Hi, @Teriks I have added pipe.enable_model_cpu_offload() support for Flux1

Teriks commented 2 months ago

oh I see, this is probably needed elsewhere where there is a clip encoder involved for a device argument since they need to be on a GPU, I will see what happens with CPU gen later

xhinker commented 2 months ago

I figured out how to manage the VRAM usage, and now Flux1 int8/bfloat8 use only 14GB VRAM with the sd_embed, you may want to give it a try:

#%%
from diffusers import DiffusionPipeline, FluxTransformer2DModel
from torchao.quantization import quantize_, int8_weight_only
import torch
from sd_embed.embedding_funcs import get_weighted_text_embeddings_flux1

# model_path = "black-forest-labs/FLUX.1-schnell"
model_path = "/home/andrewzhu/storage_14t_5/ai_models_all/sd_hf_models/black-forest-labs/FLUX.1-dev_main"

transformer = FluxTransformer2DModel.from_pretrained(
    model_path
    , subfolder = "transformer"
    , torch_dtype = torch.bfloat16
)
quantize_(transformer, int8_weight_only())

pipe = DiffusionPipeline.from_pretrained(
    model_path
    , transformer = transformer
    , torch_dtype = torch.bfloat16
)

pipe.enable_model_cpu_offload()

#%%
prompt = """\
A dreamy, soft-focus photograph capturing a romantic Jane Austen movie scene, 
in the style of Agnes Cecile. Delicate watercolors, misty background, 
Regency-era couple, tender embrace, period clothing, flowing dress, dappled sunlight, 
ethereal glow, gentle expressions, intricate lace, muted pastels, serene countryside, 
timeless romance, poetic atmosphere, wistful mood, look at camera.
"""

prompt_embeds, pooled_prompt_embeds = get_weighted_text_embeddings_flux1(
    pipe        = pipe
    , prompt    = prompt
)
image = pipe(
    prompt_embeds               = prompt_embeds
    , pooled_prompt_embeds      = pooled_prompt_embeds
    , width                     = 896
    , height                    = 1280
    , num_inference_steps       = 20
    , guidance_scale            = 4.0
    , generator                 = torch.Generator().manual_seed(1234)
).images[0]
display(image)
Teriks commented 2 months ago

This model is too large for my hardware in this config (1080TI - 11GB), but it is okay since I have been able to run it using sequential offload which is good enough for testing.
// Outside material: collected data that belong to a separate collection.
#ifdef PPG_H32_TIMING
    auto pstamp = [&](int k) {
        if (!SUB && a.dbg && blockIdx.x == 0 && lane == 0) a.dbg[wave * 16 + k] = __builtin_amdgcn_s_memtime();
    };
#else
    auto pstamp = [&](int) {};
#endif
    pstamp(0);
    u32x4 w1f[16], w2f[16];
    auto load16 = [&](u32x4 (&wf)[16], const char* base) {
        [&]<int... K>(std::integer_sequence<int, K...>) { (gload_frag<K>(wf[K], voff, base), ...); }(std::make_integer_sequence<int, 16>{});
    };
    const char* wimg = a.win_img + ((size_t)wave * RB * KSI) * 1024;
    const char* wq0 = a.wq_img + ((size_t)wave * 3 * RB * KS) * 1024;
    load16(w1f, wimg);
    load16(w2f, wimg + (size_t)KSI * 1024);

    if (tid < TOKS + 2 * HALO && !(PPG_DBG(a) & 4)) {
        const int m = m0 - HALO + tid;
        int frame = -1;
        size_t base = 0;
        if (m >= 0) {
            const TokMeta tm = tok_meta(a.blk_win, a.win, m, a.M);
            if (tm.w >= 0 && tm.tt < tm.frames) {
                const PpgWindow w = a.win[tm.w];
                frame = w.chunked ? max(w.start + tm.tt - a.overlap, 0) : tm.tt;
                base = (size_t)w.item * a.C * a.T;
            }
        }
        uint32_t* dst = reinterpret_cast<uint32_t*>(rows + tid * ROWB);
        const int C = a.C;
        const bool row_live = frame >= 0;
        const size_t off = base + (size_t)max(frame, 0);
        float v[CP];
        if (a.dtype == PPG_DTYPE_F16) {
            const __half* src = reinterpret_cast<const __half*>(a.feats) + off;
#pragma unroll
            for (int c = 0; c < CP; ++c) v[c] = __half2float(src[(size_t)min(c, C - 1) * a.T]);
        } else {
            const float* src = reinterpret_cast<const float*>(a.feats) + off;
#pragma unroll
            for (int c = 0; c < CP; ++c) v[c] = src[(size_t)min(c, C - 1) * a.T];
        }
#pragma unroll
        for (int cp = 0; cp < CP / 2; ++cp)
            dst[cp] = P::pack2(row_live && 2 * cp < C ? v[2 * cp] : 0.f, row_live && 2 * cp + 1 < C ? v[2 * cp + 1] : 0.f);
    }
    pstamp(1);
    for (int i = tid; i < 3 * HID / 4; i += 256) reinterpret_cast<float4*>(bq_lds)[i] = reinterpret_cast<const float4*>(a.bq)[i];

    bool live[TB], valid[TB];
    int tt[TB], dlo[TB], dhi[TB];
    unsigned edge[TB];
#pragma unroll
    for (int t = 0; t < TB; ++t) {
        const TokMeta tm = tok_meta(a.blk_win, a.win, m0 + 32 * t + tok, a.M);
        live[t] = tm.w >= 0 && tm.tt < tm.frames;
        valid[t] = live[t] && tm.tt < tm.valid;
        tt[t] = live[t] ? tm.tt : 0;
        dlo[t] = live[t] ? -tm.tt : -HALO;
        dhi[t] = live[t] ? tm.frames - 1 - tm.tt : HALO;
        unsigned bits = 0;
#pragma unroll
        for (int tap = 0; tap < 5; ++tap)
            if (__any(tap - HALO < dlo[t] || tap - HALO > dhi[t])) bits |= 1u << tap;
        edge[t] = bits;
    }

    pstamp(2);
    f32x16 yacc[RB][TB];
    const f32x16 zero = {0.f, 0.f, 0.f, 0.f, 0.f, 0.f, 0.f, 0.f, 0.f, 0.f, 0.f, 0.f, 0.f, 0.f, 0.f, 0.f};
    const uint32_t rb0 = lds0 + G::L_H + (uint32_t)(tok * ROWB + hh * 16);
    float4 pe[TB][4];
    auto load_pe = [&](int rb) {
#pragma unroll
        for (int t = 0; t < TB; ++t)
#pragma unroll
            for (int q = 0; q < 4; ++q)
                pe[t][q] = *reinterpret_cast<const float4*>(a.pe + (size_t)tt[t] * HID + fbase + 32 * rb + 16 * hh + 4 * q);
    };
    auto round = [&](auto r_tag, auto after_wait) {
        constexpr int R = decltype(r_tag)::value;
        vm_wait_all(w1f);
        vm_wait_all(w2f);
        after_wait();
        if constexpr (R == 0) __syncthreads();
        stream<OffIn<KSH * R, TB>, KSH * TB, 6>(rb0, rb0, [&](auto ic, const u32x4& bf) {
            constexpr int i = decltype(ic)::value;
            constexpr int ksl = i / TB, tb = i % TB, tap = (KSH * R + ksl) / (CP / 16);
            u32x4 b = bf;
            if constexpr (tap != HALO) {
                if (edge[tb] & (1u << tap)) {
                    const bool ok = tap - HALO >= dlo[tb] && tap - HALO <= dhi[tb];
                    b = u32x4{ok ? bf.x : 0u, ok ? bf.y : 0u, ok ? bf.z : 0u, ok ? bf.w : 0u};
                }
            }
            if constexpr (R == 0 && ksl == 0) {
                yacc[0][tb] = P::mma32(w1f[0], b, zero);
                yacc[1][tb] = P::mma32(w2f[0], b, zero);
            } else {
                yacc[0][tb] = P::mma32(w1f[ksl], b, yacc[0][tb]);
                yacc[1][tb] = P::mma32(w2f[ksl], b, yacc[1][tb]);
            }
            if constexpr (R == 0 && tb == TB - 1) {
                gload_frag<ksl>(w1f[ksl], voff, wimg + (size_t)KSH * 1024);
                gload_frag<ksl>(w2f[ksl], voff, wimg + (size_t)(KSI + KSH) * 1024);
            }
        });
    };
    if (!(PPG_DBG(a) & 1)) round(std::integral_constant<int, 0>{}, [] {});
    else __syncthreads();
    pstamp(3);
    if (!(PPG_DBG(a) & 1)) round(std::integral_constant<int, 1>{}, [&] { load_pe(0); });
    else load_pe(0);

    pstamp(4);
    float* xt = a.X + ((size_t)tile * 4 + wave) * (TBT * RB * 4 * 256) + lane * 4;
    char* xh = reinterpret_cast<char*>(a.X) + ((size_t)tile * 4 + wave) * (TBT * RB * 2 * 1024) + lane * 16;
    auto emit = [&](auto rb_tag) {
        constexpr int rb = decltype(rb_tag)::value;
        const int f0 = fbase + 32 * rb + 16 * hh;
        float4 bias[4], pv[TB][4];
#pragma unroll
        for (int q = 0; q < 4; ++q) bias[q] = *reinterpret_cast<const float4*>(a.b_in + f0 + 4 * q);
#pragma unroll
        for (int t = 0; t < TB; ++t)
#pragma unroll
            for (int q = 0; q < 4; ++q) pv[t][q] = pe[t][q];
        if constexpr (rb + 1 < RB) load_pe(rb + 1);
#pragma unroll
        for (int t = 0; t < TB; ++t) {
            f32x16 y;
#pragma unroll
            for (int q = 0; q < 4; ++q) {
                y[4 * q + 0] = live[t] ? pv[t][q].x + (valid[t] ? yacc[rb][t][4 * q + 0] + bias[q].x : 0.f) : 0.f;
                y[4 * q + 1] = live[t] ? pv[t][q].y + (valid[t] ? yacc[rb][t][4 * q + 1] + bias[q].y : 0.f) : 0.f;
                y[4 * q + 2] = live[t] ? pv[t][q].z + (valid[t] ? yacc[rb][t][4 * q + 2] + bias[q].z : 0.f) : 0.f;
                y[4 * q + 3] = live[t] ? pv[t][q].w + (valid[t] ? yacc[rb][t][4 * q + 3] + bias[q].w : 0.f) : 0.f;
                if (!a.x_half && t < nblk)
                    *reinterpret_cast<float4*>(xt + (((tb0 + t) * RB + rb) * 4 + q) * 256) = make_float4(y[4 * q + 0], y[4 * q + 1], y[4 * q + 2], y[4 * q + 3]);
            }
            if (a.x_half && t < nblk) {
#pragma unroll
                for (int s2 = 0; s2 < 2; ++s2)
                    *reinterpret_cast<u32x4*>(xh + (((tb0 + t) * RB + rb) * 2 + s2) * 1024) = u32x4{pack_f16x2(y[8 * s2 + 0], y[8 * s2 + 1]), pack_f16x2(y[8 * s2 + 2], y[8 * s2 + 3]),
                                                                                      pack_f16x2(y[8 * s2 + 4], y[8 * s2 + 5]), pack_f16x2(y[8 * s2 + 6], y[8 * s2 + 7])};
            }
            panel_store<P, HID, TBS>(pb0, wave, t, rb, y);
        }
    };
    emit(std::integral_constant<int, 0>{});
    emit(std::integral_constant<int, 1>{});
    pstamp(5);
    load16(w1f, wq0);
    vm_wait_all(w1f);
    pstamp(6);

    Layer32Args la{};
    la.wq_img = a.wq_img; la.qk_out = a.qk_out; la.vt_out = a.vt_out; la.vt_ld = a.vt_ld;
    la.blk_win = a.blk_win; la.win = a.win; la.M = a.M; la.H = HID;
    if (!(PPG_DBG(a) & 2)) qkv_tail<P, HID, TBS>(la, smem, m0, w1f, w2f, nblk);
    asm volatile("s_waitcnt vmcnt(0)" ::: "memory");
    pstamp(7);
}

}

I really need new hardware :)

One thing I noticed about the code is that it might be good to have a user specified fallback device for the text encoders when device=cpu

In case someone has MPS or another backend available.

Torch may just auto convert the hard coded 'cuda', 'cuda:1' to some other available accelerator for compatibility but I am not sure.

If cuda is not available, but some other accelerator is available, it might fail unnecessarily.

Maybe a module global would do or another parameter.